I went to the ER because I was very dizzy.  I have high blood pressure and suspected it was up (I had not been taking my meds for a long time - bad, I know).  Blood pressure was up - 184/126.  They did a CT to see if I had a stroke.  No stroke, but the CT showed "brain atrophy."  My primary physician ordered an MRI.

My MRI report says, "In the periventricular deep white matter are multiple abnormal bright T2 and FLAIR weighted foci, which do not appear to contrast enhance.  Their location and appearance is suspicious for demylenating disorder, such as multiple sclerosis.  The rest of the brain appeared unremarkable. There are no contrast enhancing lesions.  Posterior fossa appeared unremarkable.  Brain stem appeared normal.  Seventh adn eighth cranial nerves appeared unremarkable.  The parasellar region appeared normal."

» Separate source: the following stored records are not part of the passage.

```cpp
typedef _Float16 f16x8 __attribute__((ext_vector_type(8)));
typedef _Float16 f16x2 __attribute__((ext_vector_type(2)));
// ... 1002 lines not shown
    const __attribute__((address_space(1))) char *wb = (const __attribute__((address_space(1))) char *)(((unsigned long long)whi << 32) | wlo);
#pragma unroll
    for (int nt = 0; nt < 2; ++nt)
#pragma unroll
        for (int q = 0; q < 2; ++q)
#if defined(SURFD_DEC_W_NT) && SURFD_DEC_W_NT
            dst[nt][q] = __builtin_nontemporal_load(reinterpret_cast<const gf16x8 *>(wb + (size_t)(nt * KS * 2048) + (lofs + (unsigned)((ks * 2 + q) * 1024))));
#else
            dst[nt][q] = *reinterpret_cast<const gf16x8 *>(wb + (size_t)(nt * KS * 2048) + (lofs + (unsigned)((ks * 2 + q) * 1024)));
#endif
}

__device__ __forceinline__ void mfma_step8(const f16x8 (&a)[2][2], const f16x8 (&b)[2][2], f32x16 (&acc)[2][2]) {
    constexpr int TA[3] = {1, 0, 0};
    constexpr int TB[3] = {0, 1, 0};
#pragma unroll
    for (int t = 0; t < 3; ++t)
#pragma unroll
        for (int nt = 0; nt < 2; ++nt)
#pragma unroll
            for (int mt = 0; mt < 2; ++mt)
                acc[mt][nt] = __builtin_amdgcn_mfma_f32_32x32x16_f16(a[mt][TA[t]], b[nt][TB[t]], acc[mt][nt], 0, 0, 0);
}

template <int KS>
__device__ __forceinline__ void gemm8_request(WStages8 &ws, const _Float16 *Whf, int lane) {
    __builtin_amdgcn_sched_barrier(0);
    unsigned lofs = (unsigned)lane * 16u;
    asm volatile("" : "+v"(lofs));
    load_wstage8<KS>(ws.b[0], Whf, lofs, 0);
    __builtin_amdgcn_sched_barrier(0);
}

template <int KS>
__device__ __forceinline__ void gemm8(const float *A, const _Float16 *Whf, WStages8 &ws, f32x16 (&acc)[2][2], int lane) {
    constexpr int D = 4;
    static_assert(KS % D == 0, "k-step count must be a multiple of the pipeline depth");
    const float *a0 = A + (lane & 31) * XS + 4 * (lane >> 5);
    const float *a1 = a0 + 32 * XS;
    unsigned lofs = (unsigned)lane * 16u;
    asm volatile("" : "+v"(lofs));
    f16x8 x[2][2][2];
    auto group = [&](int ks0, auto last) {
        int goff = ks0 * 8;
        asm volatile("" : "+v"(goff));
#pragma unroll
        for (int j = 0; j < D; ++j) {
            if (!decltype(last)::value || j == 0) load_wstage8<KS>(ws.b[(j + D - 1) % D], Whf, lofs, ks0 + j + D - 1);
            const int jn = (decltype(last)::value && j == D - 1) ? j : j + 1;
            x[(j + 1) & 1][0][0] = *reinterpret_cast<const f16x8 *>(a0 + goff + jn * 8); x[(j + 1) & 1][0][1] = *reinterpret_cast<const f16x8 *>(a0 + goff + 256 + jn * 8);
            x[(j + 1) & 1][1][0] = *reinterpret_cast<const f16x8 *>(a1 + goff + jn * 8); x[(j + 1) & 1][1][1] = *reinterpret_cast<const f16x8 *>(a1 + goff + 256 + jn * 8);
            mfma_step8(x[j & 1], ws.b[j], acc);
#pragma unroll
            for (int i = 0; i < 4; ++i) { __builtin_amdgcn_sched_group_barrier(0x008, 1, 0); __builtin_amdgcn_sched_group_barrier(0x020, 1, 0); }
#pragma unroll
            for (int i = 0; i < 4; ++i) { __builtin_amdgcn_sched_group_barrier(0x008, 1, 0); __builtin_amdgcn_sched_group_barrier(0x100, 1, 0); }
            __builtin_amdgcn_sched_group_barrier(0x008, 4, 0);
            __builtin_amdgcn_sched_barrier(0);
        }
    };
    x[0][0][0] = *reinterpret_cast<const f16x8 *>(a0); x[0][0][1] = *reinterpret_cast<const f16x8 *>(a0 + 256);
    x[0][1][0] = *reinterpret_cast<const f16x8 *>(a1); x[0][1][1] = *reinterpret_cast<const f16x8 *>(a1 + 256);
    if constexpr (KS > D) {
#pragma unroll
        for (int d = 1; d < D - 1; ++d) load_wstage8<KS>(ws.b[d], Whf, lofs, d);
#pragma unroll 1
        for (int ks0 = 0; ks0 < KS - D; ks0 += D) group(ks0, std::false_type{});
        group(KS - D, std::true_type{});
    } else {
#pragma unroll
        for (int d = 1; d < D; ++d) load_wstage8<KS>(ws.b[d], Whf, lofs, d);
        int goff = 0;
        asm volatile("" : "+v"(goff));
#pragma unroll
        for (int j = 0; j < D; ++j) {
            const int jn = j == D - 1 ? j : j + 1;
            x[(j + 1) & 1][0][0] = *reinterpret_cast<const f16x8 *>(a0 + goff + jn * 8); x[(j + 1) & 1][0][1] = *reinterpret_cast<const f16x8 *>(a0 + goff + 256 + jn * 8);
            x[(j + 1) & 1][1][0] = *reinterpret_cast<const f16x8 *>(a1 + goff + jn * 8); x[(j + 1) & 1][1][1] = *reinterpret_cast<const f16x8 *>(a1 + goff + 256 + jn * 8);
            mfma_step8(x[j & 1], ws.b[j], acc);
            __builtin_amdgcn_sched_barrier(0);
        }
    }
}

__global__ __launch_bounds__(512, 1) void decoder_fwd8_kernel(DecParams P, PtBatch B) {
    extern __shared__ __attribute__((aligned(16))) float lds[];
    float *X = lds;
    float *PT = lds + TP * XS;
    float *LOG = PT + TP * 4;
    const int tid = threadIdx.x, lane = tid & 63, wave = tid >> 6;
    const int col = lane & 31;
    const int wave_u = __builtin_amdgcn_readfirstlane(wave);
    float *const xb0 = X + (4 * (lane >> 5)) * XS + 64 * wave + col;
    float *const xb1 = xb0 + 32 * XS;
#define XAT8(mt, nt, r) ((mt) ? xb1 : xb0)[(((r) & 3) + 8 * ((r) >> 2)) * XS + 32 * (nt)]
    typedef unsigned __attribute__((address_space(3))) lds_u32;
    lds_u32 *xw0 = (lds_u32 *)(reinterpret_cast<unsigned *>(X) + (4 * (lane >> 5)) * XS + 32 * wave + col);
    lds_u32 *xw1 = xw0 + 32 * XS;
#define XW8(mt, r, pl) ((mt) ? xw1 : xw0)[(((r) & 3) + 8 * ((r) >> 2)) * XS + 256 * (pl)]
#ifndef SURFD_DEC_XCD_STAGGER
#define SURFD_DEC_XCD_STAGGER 0
#endif
#if SURFD_DEC_XCD_STAGGER > 0
    for (int k_ = 0; k_ < (int)(blockIdx.x & 7) * SURFD_DEC_XCD_STAGGER; ++k_) __builtin_amdgcn_s_sleep(127);
#endif
#ifndef SURFD_DEC_CLOCK
#define SURFD_DEC_CLOCK 1
#endif
#if SURFD_DEC_CLOCK
    unsigned long long *const clk = reinterpret_cast<unsigned long long *>(P.sat + 2);
    unsigned long long *const clk0 = reinterpret_cast<unsigned long long *>(LOG + TP);
    if (blockIdx.x == 0 && tid == 0) {
        clk0[0] = (unsigned long long)__builtin_readcyclecounter();
        clk0[1] = (unsigned long long)__builtin_amdgcn_s_memrealtime();
    }
#endif
    int sat_flag = 0;
    auto store8 = [&](const f32x16 (&v)[2][2], const float (&sa)[2], const float (&sb)[2]) {
        float umax = 0.f;
#pragma unroll
        for (int mt = 0; mt < 2; ++mt)
#pragma unroll
            for (int r = 0; r < 16; ++r) {
                const float t0 = __builtin_fmaf(sa[0], v[mt][0][r], sb[0]);
                const float t1 = __builtin_fmaf(sa[1], v[mt][1][r], sb[1]);
                umax = __builtin_fmaxf(__builtin_fmaxf(umax, t0), t1);
                const float u0 = __builtin_amdgcn_fmed3f(t0, 0.f, 65504.f);
                const float u1 = __builtin_amdgcn_fmed3f(t1, 0.f, 65504.f);
                const f32x2 u = {u0, u1};
                const unsigned h = __builtin_bit_cast(unsigned, __builtin_convertvector(u, f16x2));
                XW8(mt, r, 0) = h;
                XW8(mt, r, 1) = split_low_pair(h, u0, u1);
            }
        sat_flag |= __any(umax > 65504.f);
    };
    auto zero8 = [](f32x16 (&a)[2][2]) {
#pragma unroll
        for (int mt = 0; mt < 2; ++mt)
#pragma unroll
            for (int nt = 0; nt < 2; ++nt)
#pragma unroll
                for (int r = 0; r < 16; ++r) a[mt][nt][r] = 0.f;
    };
    WStages8 ws;
    for (int bi = 0; bi < B.n; ++bi) {
    const PtIO &io = B.io[bi];
    const long npts = pt_count(io);
    const long ntiles = (npts + TP - 1) / TP;
    const float *tab_sample = P.tab + (size_t)B.sample[bi] * NCBN * 2 * H;
    const long tstep = io.shard_n > 1 ? io.shard_n : 1;
    for (long tile = blockIdx.x * tstep + (io.shard_n > 1 ? io.shard_i : 0); tile < ntiles; tile += gridDim.x * tstep) {
        const long e0 = tile * TP;
        const float *vecs_ = P.vecs, *tab_ = tab_sample;
        const _Float16 *whf = P.whf;
        unsigned cb = 64 * wave + col;
        asm volatile("" : "+s"(vecs_), "+s"(tab_), "+s"(whf), "+v"(cb), "+v"(xw0), "+v"(xw1));
        const gfloat *vecs = (const gfloat *)vecs_, *tab = (const gfloat *)tab_;
        const size_t woff_e = (size_t)(2 * wave_u) * KS_E * 2 * 512, woff = (size_t)(2 * wave_u) * KS_H * 2 * 512;
        __syncthreads();
        {
        int tid_fe = threadIdx.x;
        asm volatile("" : "+v"(tid_fe));
        const int tid = tid_fe;
        if (tid < TP) {
            const long e = e0 + tid;
            float x = 0.f, y = 0.f, z = 0.f;
            int vox = -1;
            if (e < npts) {
                if (io.mode == PT_XYZ) { x = io.xyz[e * 3 + 0]; y = io.xyz[e * 3 + 1]; z = io.xyz[e * 3 + 2]; vox = 0; }
                else if (io.mode == PT_EMB) vox = 0;
                else { vox = pt_voxel(io, e); voxel_xyz(io, vox, x, y, z); }
            }
            PT[tid * 4 + 0] = x; PT[tid * 4 + 1] = y; PT[tid * 4 + 2] = z;
            PT[tid * 4 + 3] = __int_as_float(vox);
        }
        __syncthreads();
        encode_tile_f16x2<8>(io, e0, npts, PT, X, tid, sat_flag);
        }
        gemm8_request<KS_E>(ws, whf + woff_e, lane);
        __syncthreads();
        f32x16 net[2][2], tmp[2][2];
        zero8(net);
        const float winv = vecs[VOFF_SC + 1];
        float nsa[2], nsb[2];
#pragma unroll
        for (int nt = 0; nt < 2; ++nt) {
            const unsigned c = cb + 32 * nt;
            const float a = tab[c];
            nsa[nt] = a * winv;
            nsb[nt] = __builtin_fmaf(a, vecs[voff_cb(0) + c], tab[H + c]);
        }
        gemm8<KS_E>(X, whf + woff_e, ws, net, lane);
        __syncthreads();
#pragma unroll 1
        for (int k = 0; k < NB; ++k) {
            const _Float16 *W0 = whf + (HF_FCP + (size_t)(2 * k) * HF_HH) + woff, *W1 = W0 + HF_HH;
            {
                float sa[2] = {nsa[0], nsa[1]}, sb[2] = {nsb[0], nsb[1]};
                store8(net, sa, sb);
            }
            gemm8_request<KS_H>(ws, W0, lane);
            __syncthreads();
            zero8(tmp);
            float sa1[2], sbb[2];
#pragma unroll
            for (int nt = 0; nt < 2; ++nt) {
                const unsigned c = cb + 32 * nt;
                const float a = tab[(2 * k + 1) * 2 * H + c];
                sa1[nt] = a * winv;
                sbb[nt] = __builtin_fmaf(a, vecs[H * (1 + 2 * k) + c], tab[(2 * k + 1) * 2 * H + H + c]);
            }
            gemm8<KS_H>(X, W0, ws, tmp, lane);
            __syncthreads();
            store8(tmp, sa1, sbb);
            gemm8_request<KS_H>(ws, W1, lane);
            __syncthreads();
#pragma unroll
            for (int nt = 0; nt < 2; ++nt) {
                const unsigned c = cb + 32 * nt;
                const float a = tab[(2 * k + 2) * 2 * H + c];
                nsa[nt] = a * winv;
                nsb[nt] = __builtin_fmaf(a, vecs[voff_cb(0) + H * (k + 1) + c], tab[(2 * k + 2) * 2 * H + H + c]);
            }
            gemm8<KS_H>(X, W1, ws, net, lane);
            __syncthreads();
        }
        {
#pragma unroll
            for (int nt = 0; nt < 2; ++nt) {
                const float wo = vecs[VOFF_WOUT + cb + 32 * nt];
#pragma unroll
                for (int mt = 0; mt < 2; ++mt)
#pragma unroll
                    for (int r = 0; r < 16; ++r) {
                        const float u = nsa[nt] * net[mt][nt][r] + nsb[nt];
                        XAT8(mt, nt, r) = fmaxf(u, 0.f) * wo;
                    }
            }
        }
        __syncthreads();
        {
            const float bo = vecs[VOFF_BOUT];
            for (int pp = 0; pp < TP / 8; ++pp) {
                const int p = wave * (TP / 8) + pp;
                float sacc = 0.f;
#pragma unroll
                for (int i = 0; i < H / 64; ++i) sacc += X[p * XS + lane + 64 * i];
#pragma unroll
                for (int off = 32; off > 0; off >>= 1) sacc += __shfl_xor(sacc, off);
                if (lane == 0) LOG[p] = sacc + bo;
            }
        }
        __syncthreads();
        if (tid < TP) {
            const long e = e0 + tid;
            const bool valid = e < npts;
            float udf = 0.f;
            int vox = 0;
            if (valid) {
                const float o = LOG[tid];
                const float y = 1.f / (1.f + expf(-o));
                udf = (1.f - y) * 0.1f;
                if (io.out_logit) io.out_logit[e] = o;
                if (io.out_udf) io.out_udf[e] = udf;
                if (io.grid_udf) {
                    vox = __float_as_int(PT[tid * 4 + 3]);
                    io.grid_udf[vox] = udf;
                }
            }
            if (io.grid_udf && io.grad_list) {
                const int slot = wave_append_slot(io.grad_count, valid && udf < io.grad_thr);
                if (slot >= 0) io.grad_list[slot] = vox;
            }
        }
    }
    }
    if (sat_flag && lane == 0) atomicAdd(P.sat, 1u);
#if SURFD_DEC_CLOCK
    if (blockIdx.x == 0 && tid == 0) {
        const unsigned long long c1 = (unsigned long long)__builtin_readcyclecounter(), r1 = (unsigned long long)__builtin_amdgcn_s_memrealtime();
        atomicAdd(clk + 2, c1 - clk0[0]);
        atomicAdd(clk + 3, r1 - clk0[1]);
    }
#endif
}
#undef XAT8
#undef XW8

#undef XW
constexpr size_t DEC_LDS_BYTES = (size_t)(TP * XS + TP * 4 + TP + TP * ES + TP * 4 + 4) * sizeof(float);

__global__ void absmax_kernel(const float *src, size_t n, unsigned *out) {
    unsigned m = 0u;
    for (size_t i = blockIdx.x * (size_t)blockDim.x + threadIdx.x; i < n; i += (size_t)gridDim.x * blockDim.x)
        m = max(m, __float_as_uint(src[i]) & 0x7fffffffu);
#pragma unroll
    for (int off = 32; off > 0; off >>= 1) m = max(m, (unsigned)__shfl_xor((int)m, off));
    if ((threadIdx.x & 63) == 0 && m) atomicMax(out, m);
}

__global__ void weight_scale_kernel(const unsigned *maxbits, float *sc) {
    const unsigned b = *maxbits;
    int e = (int)(b >> 23) - 127;
    if (b == 0u || e > 100 || e < -100) e = 8;
    sc[0] = __uint_as_float((unsigned)(127 + 8 - e) << 23);
    sc[1] = __uint_as_float((unsigned)(127 - 8 + e) << 23);
}
// ... 454 lines not shown
```

Before: 4.924.

## Specialize attention kernel on sequence length and batch LDS loads

Moves the attention body into a templated core specialized by sequence length, so that only the needed score fragment rows are reduced, exponentiated and multiplied for short sequences. The global-to-LDS staging now issues four loads per thread before any stores and uses shift and mask indexing in place of division. The QK loop preloads eight channel pairs from LDS ahead of the MFMAs, and waves that own no output channels exit after the exchange barrier. A power-of-two check on T is added to protect the shift indexing. Attention is a small share of the UNet, so the end-to-end effect is likely limited.

```diff
diff --git a/surfd_amd/csrc/unet.hip b/surfd_amd/csrc/unet.hip
--- a/surfd_amd/csrc/unet.hip
+++ b/surfd_amd/csrc/unet.hip
@@ -478,114 +478,155 @@
 #undef DBG_STAMP
 }
 
+template <int NR, int KT, class Sink>
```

I have an appointment to see a neurologist on 8/20.  In the meantime, I can't help but wonder if there's any chance what they're seeing could be indicative of ALS, since my mother died from ALS.  I guess what confuses me about what the MRI report says is where it says "there are no contrast enhancing lesions."  I thought with MS they were supposed to see lesions on the MRI - or is the report saying there are lesions, but they do not contrast enhance?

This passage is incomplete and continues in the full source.